§ **THE DATA**:
........

## Add dense-voxel handoff kNN kernel with per-lane precomputed cube offsets

Adds a specialised wave kernel for the dense voxel grid's handoff list. Each lane holds precomputed neighbor-cell offset codes for the 7^3 cube and the radius-4 shell, so each voxel is loaded directly with no cell-range scans. It counts against the reach radius, refines with the shared histogram locator, and finishes with the exact f64 selection, which is factored into reusable helpers. This removes the generic shell iteration and LDS caching in the wave kernel, at the cost of more registers per lane and a different occupancy hint.

```diff
diff --git a/open3d-py-extension_amd/csrc/grid.hip b/open3d-py-extension_amd/csrc/grid.hip
--- a/open3d-py-extension_amd/csrc/grid.hip
+++ b/open3d-py-extension_amd/csrc/grid.hip
@@ -2004,6 +2004,147 @@
   }
 }
 
+template <class Rebin>
+__device__ __forceinline__ bool wave_locate(RegHist<false>& hist, int kneed, float R2, float* L, float* U,
+                                            Rebin&& rebin) {
+  float lo = 0.f, hi = R2;
+  int below = 0;
+  for (int lvl = 0;; ++lvl) {
+#pragma unroll
+    for (int i = 0; i < hist.kWords; ++i) hist.h[i] = wave_sum(hist.h[i]);
+    int cum, cb;
+    if (!hist_locate(hist, kneed, below, lo, hi, L, U, &cum, &cb)) return false;
+    if (cb <= kWaveRefineAt || lvl == kMaxRefine || !(*U > *L)) return true;
+    below += cum;
+    lo = *L;
+    hi = *U;
+    const float sc = (float)kHistBins / (hi - lo);
+    hist.zero();
+    rebin(lo, hi, sc);
+  }
+}
+
+template <int KMAX>
+struct WaveLists {
+  int32_t* sel;
+  int32_t* bnd;
+  int nsel = 0, nb = 0, nU = 0;
+  float Lm = 0.f, U = 0.f, Up = 0.f;
+  __device__ __forceinline__ void bounds(float L, float U_) {
+    Lm = L * (1.0f - 2.0f * kRelEps);
+    U = U_;
+    Up = U_ * (1.0f + 2.0f * kRelEps);
+  }
+  __device__ __forceinline__ void add(bool valid, float d2, int pp) {
+    nU += __popcll(__ballot(valid && d2 < U));
+    const bool c1 = valid && d2 < Lm;
+    const bool c2 = valid && !(d2 < Lm) && d2 < Up;
+    const uint64_t m1 = __ballot(c1);
+    const uint64_t m2 = __ballot(c2);
+    if (c1) {
+      const int at = nsel + lanes_below(m1);
+      if (at < KMAX) sel[at] = pp;
+    }
+    if (c2) {
+      const int at = nb + lanes_below(m2);
+      if (at < kWaveBnd) bnd[at] = pp;
+    }
+    nsel += __popcll(m1);
+    nb += __popcll(m2);
+  }
+  __device__ __forceinline__ bool ok(int kneed) const {
+    return !(nsel > kneed || nb > kWaveBnd || nsel + nb < kneed || nU < kneed);
+  }
+};
+
+__device__ __forceinline__ bool wave_finish_exact(const GridView& g, const float4 q, int kneed, int nsel, int nb,
+                                                  int32_t* sel, int32_t* bnd, int lane,
+                                                  const float* __restrict__ prior, float* __restrict__ out,
+                                                  const Deferred& df, int64_t t) {
+  wave_sync();
+  const int need = kneed - nsel;
+  const double qx = q.x, qy = q.y, qz = q.z;
+  double bd = INFINITY;
+  int bid = 0x7fffffff, bpos = -1;
+  if (lane < nb) {
+    bpos = bnd[lane];
+    const float4 v = g.pts[bpos];
+    bd = dist2_f64(qx, qy, qz, v);
+    bid = __float_as_int(v.w);
+  }
+  int rank = 0;
+  for (int i = 0; i < nb; ++i) {
+    const double di = __shfl(bd, i, 64);
+    const int ii = __shfl(bid, i, 64);
+    rank += (di < bd || (di == bd && ii < bid)) ? 1 : 0;
+  }
+  double cd = -1.0;
+  int cid = -1;
+  if (lane < nsel) {
+    const float4 v = g.pts[sel[lane]];
+    cd = dist2_f64(qx, qy, qz, v);
+    cid = __float_as_int(v.w);
+  }
+#pragma unroll
+  for (int o = 32; o > 0; o >>= 1) {
+    const double od = __shfl_xor(cd, o, 64);
+    const int oid = __shfl_xor(cid, o, 64);
+    if (od > cd || (od == cd && oid > cid)) {
+      cd = od;
+      cid = oid;
+    }
+  }
+  if (need < nb && nsel > 0) {
+    const uint64_t mk = __ballot(lane < nb && rank == need);
+    const int l = __ffsll((unsigned long long)mk) - 1;
+    const double ud = __shfl(bd, l, 64);
+    const int uid = __shfl(bid, l, 64);
+    if (!(cd < ud || (cd == ud && cid < uid))) return false;
+  }
+  if (lane < nb && rank < need) sel[nsel + rank] = bpos;
+  wave_sync();
+  double x = 0.0, y = 0.0, z = 0.0;
+  if (lane < kneed) {
+    const float4 v = g.pts[sel[lane]];
+    x = v.x;
+    y = v.y;
+    z = v.z;
+    if (g.nbr) g.nbr[(int64_t)__float_as_int(q.w) * kneed + lane] = __float_as_int(v.w);
+  }
+  if (g.kd2) {
+    double dk = lane < kneed ? dist2_f64(q.x, q.y, q.z, g.pts[sel[lane]]) : 0.0;
+#pragma unroll
+    for (int o = 32; o > 0; o >>= 1) dk = fmax(dk, __shfl_xor(dk, o, 64));
+    if (lane == 0) g.kd2[__float_as_int(q.w)] = (float)(dk * (1.0 + 1e-6));
+  }
+  MomAcc acc;
+  const double t9[9] = {x, y, z, x * x, x * y, x * z, y * y, y * z, z * z};
+#pragma unroll
+  for (int j = 0; j < 9; ++j) acc.m[j] = wave_sum_exact(t9[j]);
+  if (lane == 0) {
+    if (t < df.cap) {
+#pragma unroll
+      for (int j = 0; j < 9; ++j) df.mom[j * df.cap + t] = acc.m[j];
+      df.row[t] = __float_as_int(q.w);
+    } else {
+      finish_normal(kneed, acc, prior, __float_as_int(q.w), out);
+    }
+  }
+  return true;
+}
+
+__device__ __forceinline__ void wave_pass_on(const GridView& g, bool fb, int64_t s, int lane,
+                                             int32_t* __restrict__ fb_list, int32_t* __restrict__ fb_len,
+                                             const Deferred& df, int64_t t) {
+  wave_sync();
+  if (fb && lane == 0) {
+    if (t < df.cap) df.row[t] = -1;
+    if (g.stats) atomicAdd(&g.stats[5], 1ull);
+    const int at = atomicAdd(fb_len, 1);
+    fb_list[at] = (int32_t)s;
+  }
+}
+
 template <int KMAX, int WU>
 __device__ __forceinline__ void wave_query(const GridView& g, int kneed, const float* __restrict__ prior,
                                            float* __restrict__ out, int64_t s, int lane, int32_t* sel, int32_t* bnd,
@@ -2074,127 +2215,19 @@
       ++S;
   }
   wave_sync();
-  float lo = 0.f, hi = R2, L = 0.f, U = 0.f;
-  int below = 0;
-  for (int lvl = 0; !fb; ++lvl) {
-#pragma unroll
-    for (int i = 0; i < hist.kWords; ++i) hist.h[i] = wave_sum(hist.h[i]);
-    int cum, cb;
-    if (!hist_locate(hist, kneed, below, lo, hi, &L, &U, &cum, &cb)) {
-      fb = true;
-      break;
-    }
-    if (cb <= kWaveRefineAt || lvl == kMaxRefine || !(U > L)) break;
-    below += cum;
-    lo = L;
-    hi = U;
-    const float sc = (float)kHistBins / (hi - lo);
-    hist.zero();
-    O3DX_WAVE_ANY(if (valid && d2 >= lo && d2 < hi) hist.add(min((int)((d2 - lo) * sc), kHistBins - 1));)
-  }
-  int nsel = 0, nb = 0;
+  float L = 0.f, U = 0.f;
+  if (!fb)
+    fb = !wave_locate(hist, kneed, R2, &L, &U, [&](float lo, float hi, float sc) {
+      O3DX_WAVE_ANY(if (valid && d2 >= lo && d2 < hi) hist.add(min((int)((d2 - lo) * sc), kHistBins - 1));)
+    });
+  WaveLists<KMAX> wl{sel, bnd};
   if (!fb) {
-    const float Lm = L * (1.0f - 2.0f * kRelEps), Up = U * (1.0f + 2.0f * kRelEps);
-    int nU = 0;
-    O3DX_WAVE_ANY({
-      nU += __popcll(__ballot(valid && d2 < U));
-      const bool c1 = valid && d2 < Lm;
-      const bool c2 = valid && !(d2 < Lm) && d2 < Up;
-      const uint64_t m1 = __ballot(c1);
-      const uint64_t m2 = __ballot(c2);
-      if (c1) {
-        const int at = nsel + lanes_below(m1);
-        if (at < KMAX) sel[at] = pp;
-      }
-      if (c2) {
-        const int at = nb + lanes_below(m2);
-        if (at < kWaveBnd) bnd[at] = pp;
-      }
-      nsel += __popcll(m1);
-      nb += __popcll(m2);
-    })
-    fb = nsel > kneed || nb > kWaveBnd || nsel + nb < kneed || nU < kneed;
-  }
-  if (!fb) {
-    wave_sync();
-    const int need = kneed - nsel;
-    const double qx = q.x, qy = q.y, qz = q.z;
-    double bd = INFINITY;
-    int bid = 0x7fffffff, bpos = -1;
-    if (lane < nb) {
-      bpos = bnd[lane];
-      const float4 v = g.pts[bpos];
-      bd = dist2_f64(qx, qy, qz, v);
-      bid = __float_as_int(v.w);
-    }
-    int rank = 0;
-    for (int i = 0; i < nb; ++i) {
-      const double di = __shfl(bd, i, 64);
-      const int ii = __shfl(bid, i, 64);
-      rank += (di < bd || (di == bd && ii < bid)) ? 1 : 0;
-    }
-    double cd = -1.0;
-    int cid = -1;
-    if (lane < nsel) {
-      const float4 v = g.pts[sel[lane]];
-      cd = dist2_f64(qx, qy, qz, v);
-      cid = __float_as_int(v.w);
-    }
-#pragma unroll
-    for (int o = 32; o > 0; o >>= 1) {
-      const double od = __shfl_xor(cd, o, 64);
-      const int oid = __shfl_xor(cid, o, 64);
-      if (od > cd || (od == cd && oid > cid)) {
-        cd = od;
-        cid = oid;
-      }
-    }
-    if (need < nb && nsel > 0) {
-      const uint64_t mk = __ballot(lane < nb && rank == need);
-      const int l = __ffsll((unsigned long long)mk) - 1;
-      const double ud = __shfl(bd, l, 64);
-      const int uid = __shfl(bid, l, 64);
-      fb = !(cd < ud || (cd == ud && cid < uid));
-    }
-    if (!fb) {
-      if (lane < nb && rank < need) sel[nsel + rank] = bpos;
-      wave_sync();
-      double x = 0.0, y = 0.0, z = 0.0;
-      if (lane < kneed) {
-        const float4 v = g.pts[sel[lane]];
-        x = v.x;
-        y = v.y;
-        z = v.z;
-        if (g.nbr) g.nbr[(int64_t)__float_as_int(q.w) * kneed + lane] = __float_as_int(v.w);
-      }
-      if (g.kd2) {
-        double dk = lane < kneed ? dist2_f64(q.x, q.y, q.z, g.pts[sel[lane]]) : 0.0;
-#pragma unroll
-        for (int o = 32; o > 0; o >>= 1) dk = fmax(dk, __shfl_xor(dk, o, 64));
-        if (lane == 0) g.kd2[__float_as_int(q.w)] = (float)(dk * (1.0 + 1e-6));
-      }
-      MomAcc acc;
-      const double t9[9] = {x, y, z, x * x, x * y, x * z, y * y, y * z, z * z};
-#pragma unroll
-      for (int j = 0; j < 9; ++j) acc.m[j] = wave_sum_exact(t9[j]);
-      if (lane == 0) {
-        if (t < df.cap) {
-#pragma unroll
-          for (int j = 0; j < 9; ++j) df.mom[j * df.cap + t] = acc.m[j];
-          df.row[t] = __float_as_int(q.w);
-        } else {
-          finish_normal(kneed, acc, prior, __float_as_int(q.w), out);
-        }
-      }
-    }
-  }
-  wave_sync();
-  if (fb && lane == 0) {
-    if (t < df.cap) df.row[t] = -1;
-    if (g.stats) atomicAdd(&g.stats[5], 1ull);
-    const int at = atomicAdd(fb_len, 1);
-    fb_list[at] = (int32_t)s;
-  }
+    wl.bounds(L, U);
+    O3DX_WAVE_ANY(wl.add(valid, d2, pp);)
+    fb = !wl.ok(kneed);
+  }
+  if (!fb) fb = !wave_finish_exact(g, q, kneed, wl.nsel, wl.nb, sel, bnd, lane, prior, out, df, t);
+  wave_pass_on(g, fb, s, lane, fb_list, fb_len, df, t);
 }
 #undef O3DX_WAVE_SCAN
 #undef O3DX_WAVE_SCAN_L
@@ -2218,6 +2251,144 @@
     wave_query<KMAX, WU>(g, kneed, prior, out, s, lane, sel[wv], bnd[wv], ra[wv], rp[wv], cd2[wv], cpos[wv], fb_list,
                          fb_len, s0, df, t);
   }
+}
+
+constexpr int kVoxN3 = 6;
+constexpr int kVoxN4 = 7;
+constexpr int kVoxNC = kVoxN3 + kVoxN4;
+
+__device__ __forceinline__ int vox_code(int dx, int dy, int dz) { return (dx + 4) | ((dy + 4) << 4) | ((dz + 4) << 8); }
+__device__ __forceinline__ int vox_cube3_code(int i) {
+  const int r = i % 49;
+  return i < 343 ? vox_code(r % 7 - 3, r / 7 - 3, i / 49 - 3) : -1;
+}
+
+__device__ __forceinline__ int vox_shell4_code(int i) {
+  if (i >= 386) return -1;
+  if (i < 162) {
+    const int r = i % 81;
+    return vox_code(r % 9 - 4, r / 9 - 4, i < 81 ? -4 : 4);
+  }
+  const int t = i - 162, r = t % 32, dz = t / 32 - 3;
+  if (r < 18) return vox_code(r % 9 - 4, r < 9 ? -4 : 4, dz);
+  return vox_code(((r - 18) & 1) ? 4 : -4, ((r - 18) >> 1) - 3, dz);
+}
+
+__device__ __forceinline__ int vox_slot(const GridView& g, int cx, int cy, int cz, int code) {
+  const int x = cx + (code & 15) - 4, y = cy + ((code >> 4) & 15) - 4, z = cz + ((code >> 8) & 15) - 4;
+  const bool ok = code >= 0 && x >= 0 && x < g.nx && y >= 0 && y < g.ny && z >= 0 && z < g.nz;
+  return ok ? x + g.nx * (y + g.ny * z) : -1;
+}
+
+template <int B, int N>
+__device__ __forceinline__ void vox_load_cells(const GridView& g, const float4 q, int cx, int cy, int cz,
+                                               const int (&code)[kVoxNC], float (&d2)[kVoxNC]) {
+  float4 v[N];
+#pragma unroll
+  for (int j = 0; j < N; ++j) {
+    const int p = vox_slot(g, cx, cy, cz, code[B + j]);
+    v[j] = make_float4(0.f, 0.f, 0.f, __int_as_float(-1));
+    if (p >= 0) v[j] = g.pts[p];
+  }
+#pragma unroll
+  for (int j = 0; j < N; ++j) {
+    const float d = dist2_f32(q, v[j].x, v[j].y, v[j].z);
+    d2[B + j] = (__float_as_int(v[j].w) >= 0 && d < INFINITY) ? d : INFINITY;
+  }
+}
+
+template <int NC>
+__device__ __forceinline__ int vox_count(const float (&d2)[kVoxNC], float R2, RegHist<false>& hist) {
+  const float scale = (float)kHistBins / R2;
+  hist.zero();
+  int tot = 0;
+#pragma unroll
+  for (int j = 0; j < NC; ++j)
+    if (d2[j] < R2) {
+      hist.add(min((int)(d2[j] * scale), kHistBins - 1));
+      ++tot;
+    }
+  return wave_sum(tot);
+}
+
+template <int KMAX>
+__device__ __forceinline__ bool vox_select(const GridView& g, const float4 q, int cx, int cy, int cz, int kneed,
+                                           float R2, RegHist<false>& hist, const int (&code)[kVoxNC],
+                                           const float (&d2)[kVoxNC], int32_t* sel, int32_t* bnd, int lane,
+                                           const float* __restrict__ prior, float* __restrict__ out) {
+  float L = 0.f, U = 0.f;
+  if (!wave_locate(hist, kneed, R2, &L, &U, [&](float lo, float hi, float sc) {
+#pragma unroll
+        for (int j = 0; j < kVoxNC; ++j)
+          if (d2[j] >= lo && d2[j] < hi) hist.add(min((int)((d2[j] - lo) * sc), kHistBins - 1));
+      }))
+    return false;
+  WaveLists<KMAX> wl{sel, bnd};
+  wl.bounds(L, U);
+#pragma unroll
+  for (int j = 0; j < kVoxNC; ++j) wl.add(true, d2[j], vox_slot(g, cx, cy, cz, code[j]));
+  if (!wl.ok(kneed)) return false;
+  return wave_finish_exact(g, q, kneed, wl.nsel, wl.nb, sel, bnd, lane, prior, out, Deferred{}, 0);
+}
+
+__device__ __forceinline__ float vox_reach2(const GridView& g, const float4 q, int cx, int cy, int cz, int S) {
+  const double R = cube_reach(g, q.x, q.y, q.z, cx, cy, cz, S) - g.slack;
+  return R > 0.0 ? (float)(R * R) * (1.0f - 4.0f * kRelEps) : 0.0f;
+}
+
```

........

§ **TASK TO CARRY OUT**: Please copy every line of the data that carries the string "bpos".

§ **SOLUTION TO THIS TASK**:
+  int bid = 0x7fffffff, bpos = -1;
+    bpos = bnd[lane];
+    const float4 v = g.pts[bpos];
+  if (lane < nb && rank < need) sel[nsel + rank] = bpos;
-    int bid = 0x7fffffff, bpos = -1;
-      bpos = bnd[lane];
-      const float4 v = g.pts[bpos];
-      if (lane < nb && rank < need) sel[nsel + rank] = bpos;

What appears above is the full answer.